# Common weedy Bucephalandra



## dirtmonkey (Mar 12, 2007)

OK, maybe not quite a weed. Just finally got my first Buce after holding off for years. As soon as I hit "Pay," though, I knew it wouldn't be enough, so went directly to the for sale/trade forum here and got a collection.

Apparently mass produced Bucephalandra have finally happened, dragging lower prices and unlabeled plants along with them. Probably will be mislabeled ones soon enough, from both the growers and buyers making guesses. I'm a collector type, so that's a love/hate thing. It's great that I can finally get them affordably and quickly, but misidentified plants in a collection drive me batty. I'd bet that this is going to start being a pretty common question once a few thousand people start getting these unlabeled plants, but hoping that only a few known varieties are already in production. I'm curious whether any Buce fans here see anything distinctive enough in this one to identify the cv., at least enough for me to tag it with a "possibly?" or something. I wouldn't label it as definite without a big consensus and more direct info.
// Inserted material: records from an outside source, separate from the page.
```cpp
struct ConvArgs {
  const char* src0;
  const char* src1;
  const char* weight;
  const char* residual;
  const float* bias;
  char* dst0;
  char* dst1;
  int N, Hs0, Ws0, Hv, Wv, C0, C1, Ctot, mode;
  int KH, KW, stride, pad, Ho, Wo, Cout, Cd0, Cd1;
  int acc0, acc1, relu;
  int K, P, HoWo, wrows;
  int ntile_m, ntile_n;
  uint32_t bytes0, bytes1, bytesw;
  float* stats;
  int stat_slots;
  BnBack bnb;
  BnBack pbn;
  FastDiv divC, divKW, divHoWo, divWo, divNtm;
  int zperm, zPc, zH2W2, zW2, zcpt;
  FastDiv divPc, divH2W2, divW2, divCpt;
  const char* weight_up;
  uint32_t byteswu;
  int upc, ucpt0, ucpt1;
  FastDiv divU0, divU1;
  const char* fold_src;
  const char* fold_weight;
  int fold_cpt;
  uint32_t bytes_fold, bytesw_fold;
  int no_rm;
  int ep_generic;
  int sum2x2;
  float* sg_out;
  unsigned* sg_cnt;
  int sg_G;
  int d2s;
};

__device__ __forceinline__ void stats_store(const ConvArgs& a, size_t idx, float v) {
  if (a.sg_out) __hip_atomic_store(a.stats + idx, v, __ATOMIC_RELAXED, __HIP_MEMORY_SCOPE_AGENT);
  else a.stats[idx] = v;
}
template <int NT>
__device__ __forceinline__ void stats_group_finish(const ConvArgs& a, int Cs, int cout0, int nch, int tile_m, int tile_n, int ntile, int tid,
                                                   unsigned* word) {
  if (!a.sg_out) return;
  const int G = a.sg_G, g = tile_n / G, ngroups = (ntile + G - 1) / G;
  const int members = (ntile - g * G) < G ? (ntile - g * G) : G;
  unsigned* const cnt = a.sg_cnt + (size_t)tile_m * ngroups + g;
  asm volatile("s_waitcnt vmcnt(0)" ::: "memory");
  __syncthreads();
  if (tid == 0) *word = __hip_atomic_fetch_add(cnt, 1u, __ATOMIC_RELAXED, __HIP_MEMORY_SCOPE_AGENT);
  __syncthreads();
  if (*word != (unsigned)(members - 1)) return;
  if (tid == 0) __hip_atomic_store(cnt, 0u, __ATOMIC_RELAXED, __HIP_MEMORY_SCOPE_AGENT);
  for (int r = tid; r < 2 * nch; r += NT) {
    const int stat = r / nch, ch = cout0 + (r - stat * nch);
    if (ch >= Cs) continue;
    const float* col = a.stats + ((size_t)stat * Cs + ch) * ntile + (size_t)g * G;
    float v[16];
#pragma unroll
    for (int j = 0; j < 16; ++j) v[j] = j < members ? __hip_atomic_load(col + j, __ATOMIC_RELAXED, __HIP_MEMORY_SCOPE_AGENT) : 0.f;
    float sum = v[0];
#pragma unroll
    for (int j = 1; j < 16; ++j) sum += v[j];
    a.sg_out[((size_t)stat * Cs + ch) * ngroups + g] = sum;
  }
}
static inline int stats_group_size(int cols) {
  if (cols <= 128) return 0;
// ... 419 lines not shown
  if (p->Cd0 <= 0 || p->Cd0 > p->Cout || (p->Cd0 < p->Cout && (!p->dst1 || (p->Cd0 & 3) || ((p->Cout - p->Cd0) & 3))))
    return STP_E_BADARG;
  if (p->N <= 0 || p->Ho <= 0 || p->Wo <= 0 || p->Cout <= 0 || p->KH <= 0 || p->KW <= 0 || p->stride <= 0) return STP_E_BADARG;
  a.src0 = (const char*)p->src0; a.src1 = (const char*)p->src1; a.weight = (const char*)p->weight;
  a.residual = (const char*)p->residual; a.bias = p->bias; a.dst0 = (char*)p->dst0; a.dst1 = (char*)p->dst1;
  a.N = p->N; a.Hs0 = p->Hs0; a.Ws0 = p->Ws0; a.Hv = p->Hv; a.Wv = p->Wv; a.C0 = p->C0; a.C1 = p->C1;
  a.Ctot = p->C0 + p->C1; a.mode = p->src0_mode;
  a.KH = p->KH; a.KW = p->KW; a.stride = p->stride; a.pad = p->pad; a.Ho = p->Ho; a.Wo = p->Wo;
  a.Cout = p->Cout; a.Cd0 = p->Cd0; a.Cd1 = p->Cout - p->Cd0;
  a.acc0 = p->accumulate0; a.acc1 = p->accumulate1; a.relu = p->relu;
  a.K = p->KH * p->KW * a.Ctot;
  const int64_t P = (int64_t)p->N * p->Ho * p->Wo;
  if (P >= (1ll << 31)) return STP_E_BADARG;
  a.P = (int)P; a.HoWo = p->Ho * p->Wo; a.wrows = round_up(p->Cout, 16);
  a.divC = make_fastdiv((uint32_t)a.Ctot); a.divKW = make_fastdiv((uint32_t)a.KW);
  a.divHoWo = make_fastdiv((uint32_t)(p->Ho * p->Wo)); a.divWo = make_fastdiv((uint32_t)p->Wo);
  const int64_t lim = 1ll << 31;
  const int64_t b0 = (int64_t)p->N * p->Hs0 * p->Ws0 * p->C0 * sz;
  const int64_t b1 = (int64_t)p->N * p->Hv * p->Wv * p->C1 * sz;
  const int64_t bw = (int64_t)a.wrows * a.K * sz;
  a.bytes0 = (uint32_t)(b0 < lim ? b0 : 0); a.bytes1 = (uint32_t)(b1 < lim ? b1 : 0); a.bytesw = (uint32_t)(bw < lim ? bw : 0);
  a.ntile_m = a.ntile_n = 0;
  a.zperm = 0;
  a.weight_up = (const char*)p->weight_up; a.byteswu = 0; a.upc = 0; a.ucpt0 = a.ucpt1 = 1;
  a.fold_src = a.fold_weight = nullptr; a.fold_cpt = 0; a.bytes_fold = a.bytesw_fold = 0;
  {
    static const int no_rm = (getenv("STP_IGEMM_RM") && atoi(getenv("STP_IGEMM_RM")) == 0) ? 1 : 0;
    a.no_rm = no_rm;
    static const int ep_generic = (getenv("STP_EPILOGUE_SPECIAL") && atoi(getenv("STP_EPILOGUE_SPECIAL")) == 0) ? 1 : 0;
    a.ep_generic = ep_generic;
  }
  a.stats = p->stats_partial;
  a.stat_slots = p->stats_slots;
  if (a.stats && ((p->Cout & 3) || (p->Cd0 != p->Cout && !p->dst_sum2x2))) return STP_E_BADARG;
  a.sum2x2 = p->dst_sum2x2 ? 1 : 0;
  a.sg_out = nullptr; a.sg_cnt = nullptr; a.sg_G = 0;
  a.d2s = p->s2d_dgrad ? 1 : 0;
  if (p->stats_group > 1) {
    if (!p->stats_group_out || !p->stats_group_counters || !a.stats || a.stat_slots || p->stats_group > 16 || (p->stats_group & (p->stats_group - 1)))
      return STP_E_BADARG;
    a.sg_out = p->stats_group_out; a.sg_cnt = p->stats_group_counters; a.sg_G = p->stats_group;
  }
  if (a.stat_slots && (!a.stats || (a.stat_slots & (a.stat_slots - 1)) || a.stat_slots > 64)) return STP_E_BADARG;
  a.bnb.x = (const char*)p->bnb_x; a.bnb.mean = p->bnb_mean; a.bnb.rstd = p->bnb_rstd; a.bnb.gamma = p->bnb_gamma;
  a.bnb.beta = p->bnb_beta; a.bnb.relu = p->bnb_relu;
  a.pbn.x = nullptr; a.pbn.mean = p->src_bn_mean; a.pbn.rstd = p->src_bn_rstd; a.pbn.gamma = p->src_bn_gamma; a.pbn.beta = p->src_bn_beta;
  a.pbn.relu = p->src_bn_relu;
  *c4_out = c4;
  *ut_out = 0;
  if (!c4 && b0 < lim && b1 < lim && bw < lim) {
    if ((a.Ctot % ke == 0) && (a.C0 % ke == 0)) *ut_out = 1;
    else if (a.C1 == 0 && (ke % a.Ctot == 0)) *ut_out = 2;
  }
  return STP_OK;
}
```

I guessed 'Sintang,' that one being similar and maybe more common right now, but I'm not familiar enough with them to be at all confident. I also don't know whether the leaves are emerse, submerse, or recently immersed.

I haven't unpotted it to see whether it was s cutting or direct from micropropagation yet, I'll check that when I pot it up or mount it.

Pot: Established in 2" mesh pot with roots growing through rockwool.
Plant Size: ~4" (10cm) across including leaves, 2" tall; 5 branches
Foliage: Green, blade ~1 to 1.5" (3-4cm) long; margins undulate-crispulate; fine bright spotting; new growth yellowish; stems and cataphylls reddish.
Flower: Unopened, looks like every other developing Bucephalandra spathe I've seen photos of.
Source: I don't remember the rules about seller details for this forum. It came from a big auction site as "Bucephalandra Species Potted," shipped from Monterey Park, CA, US.

Here are some pics of it dropped into a temporary spot until the collection tank is arranged better. The shrimp is not full size yet.

Whole plant:










Growth point:










Unopened flower:










The spotting is less obvious in real life, it shows more in the photo here:










Any ideas?


----------



## Cavan Allen (Jul 22, 2004)

Making a good pressed specimen to send to Peter Boyce would probably be best. It's a tall order based on what we have here even though you have taken the trouble to be descriptive and take some pics.


----------



## dirtmonkey (Mar 12, 2007)

Ah, thanks, I thought as much. I think I'll wait until it's a bit bigger and has a mature flower before pressing any. Maybe I should put some out emerse as well, I've read the flowers are more distinctive that way.


----------



## miremonster (Mar 26, 2006)

dirtmonkey, I believe that the same plant is available in lfs also in Europe, in-vitro and potted, under several names, e.g. "Melawi" (there are apparently several different plants with the label "Melawi"). And I also guess that it's actually the "Bukit Kelam / Sintang".
I know the latter developing upright (instead of creeping to ascending) rhizomes when submerged; also your plant?

It's also recommendable to put a mature inflorescence in 70% ethanol. Best at the time when the upper part of the spathe is dropped and the spadix (flower club) is visible. Perhaps Peter Boyce can give advice for the best preserving method. Also a sharp closeup of the spadix in side view, after cutting away the lower part of the spathe, may be valuable, examples:

__
https://flic.kr/p/14540004342

According to Wong & Boyce, likely more than 50 Bucephalandra species exist; about the half is described by now. I expect that Buce ID will be similarly challenging as Crypt ID... with variability in leaf shape and colour within a single species, even from the same locality, as well as about the same look of plants belonging to different species.


----------



## dirtmonkey (Mar 12, 2007)

Thank you miremonster; I've just finally gotten around to reading the Wong & Boyce paper last night. The inflorecense photos were very educational. Seeing illustrated the different shapes of the staminate flower projections was as interesting as learning about the motile staminodes! I will document and preserve specimens as they bloom, but I know that will only help to species level - or species group, since so many are not yet formally described. This plant might never get its original collection name back.

I'm very curious whether either the lumper or splitter taxonomists might win out when more molecular phylogeny is added to the mix.

I did not know about the upright growth habit of 'Bukit Kelam'/'Sintang.' I'll watch out for that as these grow. Right now the growth is more horizontal and crowded from the hydroponic culture, so it doesn't say much about habit in normal tanks.


----------